Eagerly parse a file

It’s good practice to deserialize things as quickly as possible. JSON configurations are very common, so turning them into complex objects is a good way to document them and improve ergonomics.

This object can represent some JSON config:

from dataclasses import dataclass


@dataclass
class JsonConfig:
    version: str

And we can have a specific field specifier responsible for creating it:

import json
from dataclasses import field
from pathlib import Path


def json_config_field_specifier(path):
    with Path(str).open() as file:
        content = json.load(file)
    return field(default_factory=lambda: JsonConfig(**content))

Now, there’s a place for all JSON configs:

@dataclass
class JsonConfigRepo:
    config: JsonConfig = json_config_field_specifier('~/config.json')

Recipe 2: More inspectable classes

dataclasses comes with a set of utility functions. fields() can be particularly useful.

The fields function must be called on a dataclass instance or type. It raises a TypeError otherwise.

It returns a list of Field objects, which have access to things like:

Leveraging field descriptors along with fields can help to create powerful utilities for working with your dataclasses.

Mark classes for special treatment

It’s common to use dataclasses as passive data structures or record objects.

In the case of record objects, maybe you export to msgpack using msgpack-python.

from dataclasses import asdict
import msgpack


def dataclass_msgpack(record):
    data = asdict(record)
    return msgpack.packb(data)

It would be useful to exclude certain properties when serializing to msgpack, maybe to conserve size.

from dataclasses import dataclass


@dataclass
class Record:
    id: str
    very_long_internal_id: str  # would love to exlude this

This can be accomplished with a field descriptor that passes metadata for dataclass_msgpack to inspect.

from dataclasses import dataclass


def no_msgpack(**kwargs):
    # downstream, only check for the presence of the key
    kwargs["metadata"] = {"no_msgpack": object()}
    return field(**kwargs)

Change the Record class to use the descriptor.

@dataclass
class Record:
    id: str
    very_long_internal_id: str  = no_msgpack()
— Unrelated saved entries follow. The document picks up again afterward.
# stardist/stardist

Measured on AMD Instinct MI355X. Metric: predict_instances() Mpix/s (2D) + Mvox/s (3D) end-to-end at 1/2/4/8 GPU, higher is better.
Workload: dtype f32

## Files before the change

### stardist_amd/csrc/clip_beam.h

```cpp
#pragma once
#include "clip_sweep.h"
#include <limits.h>

#if defined(BEAM_COUNT) && !defined(__HIP_DEVICE_COMPILE__)
struct BeamCounters { long beams, topx, isect_pt, isect_edges, outpt, update, maxima, lm, horz, ael_sum, il_beams, es_loads; };
inline BeamCounters& beam_counters() { static BeamCounters c = {}; return c; }
#define BEAM_CNT(f, v) (beam_counters().f += (v))
#else
#define BEAM_CNT(f, v) ((void)0)
#endif

namespace sdclip {

typedef unsigned long long u64;

enum {
  ST_OVERFLOW_AEL = 32,
  ST_OVERFLOW_LM = 64,
  ST_OVERFLOW_GJ = 128
};
enum { BEAM_MAXLM = 8 };

struct PrepPt { int x, y; };
template <bool WIDE> struct PrepIdx { typedef unsigned char type; enum { NONE = 255 }; };
template <> struct PrepIdx<true> { typedef unsigned short type; enum { NONE = 65535 }; };
template <int MAXV>
struct PolyPrep {
  typedef typename PrepIdx<(MAXV > 128)>::type pidx;
  enum { NONE = PrepIdx<(MAXV > 128)>::NONE };
  int n;
  int n_lm;
  int status;
  int pad;
  PrepPt v[MAXV + 1];
  unsigned char ecode[MAXV];
  pidx mpair[MAXV];
  pidx hlast[MAXV];
  pidx lm_left[BEAM_MAXLM], lm_right[BEAM_MAXLM];
};

#ifndef BEAM_PREP_IDX
#define BEAM_PREP_IDX short
#endif
// ... 183 lines not shown
      else if (topx(b) == topx(i) && topy(b) == topy(i) && (code[b] & 3) == 0) mp = b;
      out->mpair[i] = (typename PolyPrep<MAXV>::pidx)mp;
      int last = i, g2 = 0;
      if (is_horz(i)) {
        for (;;) {
          const int c2 = code[last] & 3;
          const int n2 = (c2 == 1) ? nx(last) : (c2 == 2 ? pv(last) : -1);
          if (n2 < 0 || !is_horz(n2)) break;
          last = n2;
          if (++g2 > MAXV) { st |= ST_ITER; break; }
        }
      }
      out->hlast[i] = (typename PolyPrep<MAXV>::pidx)last;
    }
    for (int i = 0; i < n_lm; ++i) { out->lm_left[i] = (typename PolyPrep<MAXV>::pidx)lml_[i]; out->lm_right[i] = (typename PolyPrep<MAXV>::pidx)lmr_[i]; }
    out->n = m; out->n_lm = n_lm; out->status = st;
  }
};
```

And augment the dataclass_msgpack function to use the new metadata.

from dataclasses import asdict, fields
import msgpack


def dataclass_msgpack(record):
    # inspect the `Field` objects' metadata
    exclude_keys = {f.name for f in fields(record) if 'no_msgpack' in f.metadata}
    data = {k: v for k, v in asdict(record).items() if k not in exclude_keys}
    return msgpack.packb(data)

Now any dataclass implementation that may end up getting serialized can easily exclude attributes.

Any time you’re acting externally on dataclass instances, fields and Field.metadata can be useful.

More to learn

The dataclasses module is not particularly large, but it does contain a fantastic amount of functionality.

By embracing the dataclasses fully, many problems can be solved concisely and elegantly, sometimes in surprising ways.